The primary result of McClean et al.'s study, that an O(10 km) horizontal resolution model is needed for realistic simulations
of ocean circulation, agrees with results seen by other modellers.
Nevertheless, their Lagrangian-based comparison is an excellent
and the best quantitative demonstration of how much better an
OGCM performs at eddy resolving rather than eddy permitting
resoltuion. The use of daily winds, instead of averaged wind products, is another factor for the good agreement in first- and second-order velocity statistics. It would be interesting to see if the statistics of the trajectories would change when other wind products and if 6 hr winds are used. Lagrangian statistics of near-surface drifters should be more sensitive to the wind forcing than Eulerian statistics because of the chaotic nature of Lagrangian flow.
My only complaint is that the authors should have shown difference
fields. It is time-consuming to toggle between figures to compare.

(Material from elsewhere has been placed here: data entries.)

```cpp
__global__ __launch_bounds__(256) void restrict_trial_kernel(int64_t rows, const int32_t* __restrict__ ptr, const int32_t* __restrict__ col,
                                                             const double* __restrict__ val, const double* __restrict__ ret,
                                                             double* __restrict__ g, double* __restrict__ partials,
                                                             const double* __restrict__ x, const double* __restrict__ nn, double s,
                                                             double* __restrict__ xn, int32_t* __restrict__ moved, int32_t stamp) {
    __shared__ double red[256];
    __shared__ double red2[256];
    __shared__ int any_moved;
    const int tid = threadIdx.x;
    if (tid == 0) any_moved = 0;
    __syncthreads();
    double ss = 0.0, bad = 0.0;
    bool m = false;
    for (int64_t i = (int64_t)blockIdx.x * 256 + tid; i < rows; i += (int64_t)gridDim.x * 256) {
        double acc = 0.0;
        for (int32_t q = ptr[i]; q < ptr[i + 1]; ++q) acc += val[q] * ret[col[q]];
        g[i] = acc;
        ss += acc * acc;
        bad += isfinite(acc) ? 0.0 : 1.0;
        if (xn) {
            const double xi = x[i];
            const double v = __builtin_fma(-s, nn[i], xi);
            xn[i] = v;
            m = m || (v != xi);
        }
    }
    red[tid] = ss;
    red2[tid] = bad;
    if (m) any_moved = 1;
    __syncthreads();
    for (int off = 128; off > 0; off >>= 1) {
        if (tid < off) { red[tid] += red[tid + off]; red2[tid] += red2[tid + off]; }
        __syncthreads();
    }
    if (tid == 0) {
        partials[blockIdx.x] = red[0];
        partials[gridDim.x + blockIdx.x] = red2[0];
        if (any_moved) *moved = stamp;
    }
}

__global__ __launch_bounds__(256) void dir_stats_kernel(const double* __restrict__ v, const double* __restrict__ g, int64_t n,
                                                        double* __restrict__ partials, const double* __restrict__ mask) {
    __shared__ double red[3][256];
    const int tid = threadIdx.x;
    double s = 0.0, bad = 0.0, d = 0.0;
    for (int64_t i = (int64_t)blockIdx.x * 256 + tid; i < n; i += (int64_t)gridDim.x * 256) {
        const double x = v[i];
        const double w = mask ? mask[i] : 1.0;
        s += mask ? w * (x * x) : x * x;
        bad += isfinite(x) ? 0.0 : 1.0;
        d += mask ? w * (g[i] * x) : g[i] * x;
    }
    red[0][tid] = s; red[1][tid] = bad; red[2][tid] = d;
    __syncthreads();
    for (int off = 128; off > 0; off >>= 1) {
        if (tid < off) {
            red[0][tid] += red[0][tid + off];
            red[1][tid] += red[1][tid + off];
            red[2][tid] += red[2][tid + off];
        }
        __syncthreads();
    }
    if (tid == 0) {
        partials[blockIdx.x] = red[0][0];
        partials[gridDim.x + blockIdx.x] = red[1][0];
        partials[2 * gridDim.x + blockIdx.x] = red[2][0];
    }
}

struct FinishJob { const double* src; int64_t count; int32_t out; };
struct FinishParams {
    FinishJob job[4];
    int32_t njobs;
    double* out;
    int32_t* ints;
    int32_t nints, ints_out, reset;
    double* host;
    int32_t host_lo, host_n;
    double seq;
};
__global__ __launch_bounds__(256) void finish_kernel(const FinishParams P) {
    __shared__ double red[256];
    __shared__ double res[16];
    const int tid = threadIdx.x;
    if (tid < P.nints) {
        res[P.ints_out + tid] = (double)P.ints[tid];
        if (P.reset) P.ints[tid] = 0;
    }
    for (int o = 0; o < P.njobs; ++o) {
        const double* __restrict__ src = P.job[o].src;
        const int64_t cnt = P.job[o].count;
        double s = 0.0;
        for (int64_t i = tid; i < cnt; i += 256) s += src[i];
        red[tid] = s;
        __syncthreads();
        for (int off = 128; off > 0; off >>= 1) {
            if (tid < off) red[tid] += red[tid + off];
            __syncthreads();
        }
        if (tid == 0) res[P.job[o].out] = red[0];
        __syncthreads();
    }
    __syncthreads();
    if (tid < 16) {
        bool mine = false;
        for (int o = 0; o < P.njobs; ++o) mine = mine || (P.job[o].out == tid);
        if (tid >= P.ints_out && tid < P.ints_out + P.nints) mine = true;
        if (mine) P.out[tid] = res[tid];
        if (P.host && tid >= P.host_lo && tid < P.host_lo + P.host_n) P.host[tid] = mine ? res[tid] : P.out[tid];
    }
    if (P.host && P.seq != 0.0) {
        __threadfence_system();
        __syncthreads();
        if (tid == 0) {
            __hip_atomic_store(P.host + 15, P.seq, __ATOMIC_RELEASE, __HIP_MEMORY_SCOPE_SYSTEM);
        }
    }
}

}

void launch_reduce_partials(const double* partials, int64_t count, double* out, hipStream_t st) {
    hipLaunchKernelGGL(reduce_partials_kernel, dim3(1), dim3(256), 0, st, partials, count, out);
    MGB_HIP_CHECK(hipGetLastError());
}

static int reduce_blocks(int64_t n);

int64_t reduce_scratch_doubles(int64_t n) { return 3 * (int64_t)reduce_blocks(n); }

static void launch_finish(const FinishParams& F, hipStream_t st) {
    hipLaunchKernelGGL(finish_kernel, dim3(1), dim3(256), 0, st, F);
    MGB_HIP_CHECK(hipGetLastError());
}

void launch_vec_stats(const double* v, int64_t n, double* scratch, double* stats, hipStream_t st, const double* mask,
                      const int32_t* ints, int nints) {
    const int nb = reduce_blocks(n);
    hipLaunchKernelGGL(block_reduce_kernel<1>, dim3(nb), dim3(256), 0, st, v, (const double*)nullptr, n, scratch, mask);
    FinishParams F{};
    F.job[0] = FinishJob{scratch, nb, 0};
    F.job[1] = FinishJob{scratch + nb, nb, 1};
    F.njobs = 2;
    F.out = stats;
    F.ints = const_cast<int32_t*>(ints); F.nints = nints; F.ints_out = 2; F.reset = 0;
    launch_finish(F, st);
}

void launch_dir_stats(const double* v, const double* g, int64_t n, double* scratch, double* stats3, hipStream_t st,
                      const double* mask, const int32_t* ints, int nints) {
    const int nb = reduce_blocks(n);
    hipLaunchKernelGGL(dir_stats_kernel, dim3(nb), dim3(256), 0, st, v, g, n, scratch, mask);
    FinishParams F{};
    F.job[0] = FinishJob{scratch, nb, 0};
    F.job[1] = FinishJob{scratch + nb, nb, 1};
    F.job[2] = FinishJob{scratch + 2 * nb, nb, 2};
    F.njobs = 3;
    F.out = stats3;
    F.ints = const_cast<int32_t*>(ints); F.nints = nints; F.ints_out = 3; F.reset = 0;
    launch_finish(F, st);
}

__global__ void publish_kernel(const double* __restrict__ src, int n, double* __restrict__ host, double* __restrict__ stamp, double seq) {
    const int tid = threadIdx.x;
    if (tid < n) host[tid] = src[tid];
    __threadfence_system();
    __syncthreads();
    if (tid == 0) __hip_atomic_store(stamp, seq, __ATOMIC_RELEASE, __HIP_MEMORY_SCOPE_SYSTEM);
}

void launch_publish(const double* src, int n, double* host_block, int host_lo, double seq, hipStream_t st) {
    hipLaunchKernelGGL(publish_kernel, dim3(1), dim3(64), 0, st, src, n, host_block + host_lo, host_block + 15, seq);
    MGB_HIP_CHECK(hipGetLastError());
}

void launch_dir_finish(const double* v, const double* g, int64_t n, double* scratch, double* scal, int32_t* status2, double* host,
                       hipStream_t st, const double* mask, double seq) {
    const int nb = reduce_blocks(n);
    hipLaunchKernelGGL(dir_stats_kernel, dim3(nb), dim3(256), 0, st, v, g, n, scratch, mask);
    FinishParams F{};
    F.job[0] = FinishJob{scratch, nb, 2};
    F.job[1] = FinishJob{scratch + nb, nb, 3};
    F.job[2] = FinishJob{scratch + 2 * nb, nb, 4};
    F.njobs = 3;
    F.out = scal;
    F.ints = status2; F.nints = 2; F.ints_out = 5; F.reset = 1;
    F.host = host; F.host_lo = 2; F.host_n = 5;
    F.seq = seq;
    launch_finish(F, st);
}

void launch_trial_finish(const double* g, int64_t n, double* scratch, const double* f0_partials, int64_t f0_count, double* scal,
                         int32_t* moved, double* host, hipStream_t st, const double* mask, double seq, bool partials_ready) {
    const int nb = reduce_blocks(n);
    if (!partials_ready) hipLaunchKernelGGL(block_reduce_kernel<1>, dim3(nb), dim3(256), 0, st, g, (const double*)nullptr, n, scratch, mask);
    FinishParams F{};
    int nj = 0;
    if (f0_partials) F.job[nj++] = FinishJob{f0_partials, f0_count, 0};
    F.job[nj++] = FinishJob{scratch, nb, 2};
    F.job[nj++] = FinishJob{scratch + nb, nb, 3};
    F.njobs = nj;
    F.out = scal;
    F.ints = moved; F.nints = 1; F.ints_out = 4; F.reset = 0;
    F.host = host; F.host_lo = 0; F.host_n = 5;
    F.seq = seq;
    launch_finish(F, st);
}

void launch_dot(const double* a, const double* b, int64_t n, double* scratch, double* out, hipStream_t st, const double* mask) {
    const int nb = reduce_blocks(n);
    hipLaunchKernelGGL(block_reduce_kernel<0>, dim3(nb), dim3(256), 0, st, a, b, n, scratch, mask);
    FinishParams F{};
    F.job[0] = FinishJob{scratch, nb, 0};
    F.njobs = 1;
    F.out = out;
    launch_finish(F, st);
}

void launch_restrict_trial(int64_t rows, const int32_t* ptr, const int32_t* col, const double* val, const double* ret, double* g,
                            double* scratch, const double* x, const double* nn, double s, double* xn, int32_t* moved, int32_t stamp,
                            hipStream_t st) {
    if (rows == 0) return;
    const int nb = reduce_blocks(rows);
    hipLaunchKernelGGL(restrict_trial_kernel, dim3(nb), dim3(256), 0, st, rows, ptr, col, val, ret, g, scratch, x, nn, s, xn, moved, stamp);
    MGB_HIP_CHECK(hipGetLastError());
}

}
```

Measured before the change: 691.5.

## Fuse Newton start evaluation, drop z snapshot copy, batch finish-kernel loads

```diff
diff --git a/multigridbarrier.jl_amd/csrc/driver.cpp b/multigridbarrier.jl_amd/csrc/driver.cpp
--- a/multigridbarrier.jl_amd/csrc/driver.cpp
+++ b/multigridbarrier.jl_amd/csrc/driver.cpp
@@ -180,12 +180,26 @@
     NewtonResult R;
     P->d_x.zero(st, (size_t)C.m);
     P->touch();
-    double y = C.F0(P->d_x.p);
-    if (!std::isfinite(y)) throw InvalidArgument("newton: initial objective value is not finite");
+    static const bool split_start = env_on("MGBHIP_SPLIT_START");
+    double y;
+    VecStats gs;
+    if (!split_start && !P->dense && !P->sharded() && opt.line_search != 1) {
+        P->eval_f01_launch(C.level, P->d_x.p, C.d_zJ, C.d_c, P->d_g.p, nullptr, true);
+        const double seq = P->next_seq();
+        launch_trial_finish(P->d_g.p, C.m, P->d_scratch.p, P->d_partials.p, elem_grid(P->p, P->N), P->d_scal.p, P->d_flag.p,
+                            P->pin.dev, st, P->own_mask(C.level), seq);
+        P->wait_results(seq);
+        y = P->pin.d[0];
+        if (!std::isfinite(y)) throw InvalidArgument("newton: initial objective value is not finite");
+        gs = VecStats{P->pin.d[2], P->pin.d[3]};
+    } else {
+        y = C.F0(P->d_x.p);
+        if (!std::isfinite(y)) throw InvalidArgument("newton: initial objective value is not finite");
+        if (P->sharded()) { P->d_gpart.ensure((size_t)C.m); P->d_gnpart.ensure((size_t)C.m); }
+        C.F1(P->d_x.p, P->d_g.p, P->d_gpart.p);
+        gs = vec_stats(P, C.level, P->d_g.p, C.m);
+    }
     double ymin = y;
-    if (P->sharded()) { P->d_gpart.ensure((size_t)C.m); P->d_gnpart.ensure((size_t)C.m); }
-    C.F1(P->d_x.p, P->d_g.p, P->d_gpart.p);
-    VecStats gs = vec_stats(P, C.level, P->d_g.p, C.m);
     if (gs.bad != 0.0 || !std::isfinite(gs.sumsq)) throw InvalidArgument("newton: initial gradient has non-finite entries");
     double gnorm = std::sqrt(gs.sumsq);
     double gmin = gnorm;
@@ -294,8 +308,9 @@
     auto eta = [&](int j, int J, const Stop& stop, int maxit) -> bool {
         (void)j;
         const int lev = J - 1;
-        MGB_HIP_CHECK(hipMemcpyAsync(P->d_z0.p, P->d_z.p, zn * sizeof(double), hipMemcpyDeviceToDevice, st));
-        NewtonCtx C{P, lev, P->d_z0.p, d_c, P->levels[lev].m};
+        static const bool snapshot = env_on("MGBHIP_Z_SNAPSHOT");
+        if (snapshot) MGB_HIP_CHECK(hipMemcpyAsync(P->d_z0.p, P->d_z.p, zn * sizeof(double), hipMemcpyDeviceToDevice, st));
+        NewtonCtx C{P, lev, snapshot ? P->d_z0.p : P->d_z.p, d_c, P->levels[lev].m};
         NewtonResult r = newton(C, opt, stop, maxit);
         out.its[lev] += r.k;
         if (r.converged) {
diff --git a/multigridbarrier.jl_amd/csrc/reduce_kernels.hpp b/multigridbarrier.jl_amd/csrc/reduce_kernels.hpp
--- a/multigridbarrier.jl_amd/csrc/reduce_kernels.hpp
+++ b/multigridbarrier.jl_amd/csrc/reduce_kernels.hpp
@@ -135,7 +135,81 @@
     int32_t host_lo, host_n;
     double seq;
 };
+constexpr int FINISH_LOADS_IN_FLIGHT = 8;
+template <int U>
 __global__ __launch_bounds__(256) void finish_kernel(const FinishParams P) {
+    __shared__ double red[4][256];
+    __shared__ double res[16];
+    const int tid = threadIdx.x;
+    if (tid < P.nints) {
+        res[P.ints_out + tid] = (double)P.ints[tid];
+        if (P.reset) P.ints[tid] = 0;
+    }
+    int64_t cnt[4], cmax = 0;
+#pragma unroll
+    for (int o = 0; o < 4; ++o) {
+        cnt[o] = o < P.njobs ? P.job[o].count : 0;
+        cmax = cnt[o] > cmax ? cnt[o] : cmax;
+    }
+    double s[4] = {0.0, 0.0, 0.0, 0.0};
+    for (int64_t base = 0; base < cmax; base += 256 * U) {
+        double v[4][U];
+#pragma unroll
+        for (int o = 0; o < 4; ++o) {
+            const double* __restrict__ src = P.job[o].src;
+            if (base < cnt[o]) {
+#pragma unroll
+                for (int u = 0; u < U; ++u) {
+                    const int64_t i = base + u * 256 + tid;
+                    v[o][u] = src[i < cnt[o] ? i : cnt[o] - 1];
+                }
+            } else {
+#pragma unroll
+                for (int u = 0; u < U; ++u) v[o][u] = 0.0;
+            }
+        }
+#pragma unroll
+        for (int o = 0; o < 4; ++o) {
+#pragma unroll
+            for (int u = 0; u < U; ++u) {
+                const int64_t i = base + u * 256 + tid;
+                if (i < cnt[o]) s[o] += v[o][u];
+            }
+        }
+    }
+#pragma unroll
+    for (int o = 0; o < 4; ++o) red[o][tid] = s[o];
+    __syncthreads();
+    for (int off = 128; off > 0; off >>= 1) {
+        if (tid < off) {
+#pragma unroll
+            for (int o = 0; o < 4; ++o) red[o][tid] += red[o][tid + off];
+        }
+        __syncthreads();
+    }
+    if (tid == 0) {
+#pragma unroll
+        for (int o = 0; o < 4; ++o)
+            if (o < P.njobs) res[P.job[o].out] = red[o][0];
+    }
+    __syncthreads();
+    if (tid < 16) {
+        bool mine = false;
+        for (int o = 0; o < P.njobs; ++o) mine = mine || (P.job[o].out == tid);
+        if (tid >= P.ints_out && tid < P.ints_out + P.nints) mine = true;
+        if (mine) P.out[tid] = res[tid];
+        if (P.host && tid >= P.host_lo && tid < P.host_lo + P.host_n) P.host[tid] = mine ? res[tid] : P.out[tid];
+    }
+    if (P.host && P.seq != 0.0) {
+        __threadfence_system();
+        __syncthreads();
+        if (tid == 0) {
+            __hip_atomic_store(P.host + 15, P.seq, __ATOMIC_RELEASE, __HIP_MEMORY_SCOPE_SYSTEM);
+        }
+    }
+}
+
+__global__ __launch_bounds__(256) void finish_serial_kernel(const FinishParams P) {
     __shared__ double red[256];
     __shared__ double res[16];
     const int tid = threadIdx.x;
@@ -186,7 +260,9 @@
 int64_t reduce_scratch_doubles(int64_t n) { return 3 * (int64_t)reduce_blocks(n); }
 
 static void launch_finish(const FinishParams& F, hipStream_t st) {
-    hipLaunchKernelGGL(finish_kernel, dim3(1), dim3(256), 0, st, F);
+    static const bool serial = env_on("MGBHIP_FINISH_SERIAL");
+    if (serial) hipLaunchKernelGGL(finish_serial_kernel, dim3(1), dim3(256), 0, st, F);
+    else hipLaunchKernelGGL(finish_kernel<FINISH_LOADS_IN_FLIGHT>, dim3(1), dim3(256), 0, st, F);
     MGB_HIP_CHECK(hipGetLastError());
 }
 
```

After: 700.2 (median of 6 runs). 1.01x the previous value.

The following questions for the virtual community were motivated
by this poster:
Lagrangian integral time scale values of 2-4 days have now been
computed from many near-surface drifter data sets from around the globe. Given the different forcing, inertial periods, MKE/EKE, stratification, etc., Why is the range of integral time scales
so small?? In other words, when ocean drifter data is properly
detrended, Why does Taylor's hypothesis hold so well even with
all its assumptions?
Integral time scales of two days imply at least daily sampling
to avoid aliasing based on mesoscale phenomena and more
frequent sampling to avoid aliasing by inertial periods. This
is a costly fact of life for those needed real-time operational
velocity products. The sampling reuirements for data with
errors of order 1-10% is about three times more severe than
the Nyquist criterion.
Calculation of dynamical quantities will require data sampling
at rates of one per hr for near shore regimes (assuming semi-diurnal tides are important) and 8 hrs in the ocean mixed
layer (assuming integral time scales of 2 days).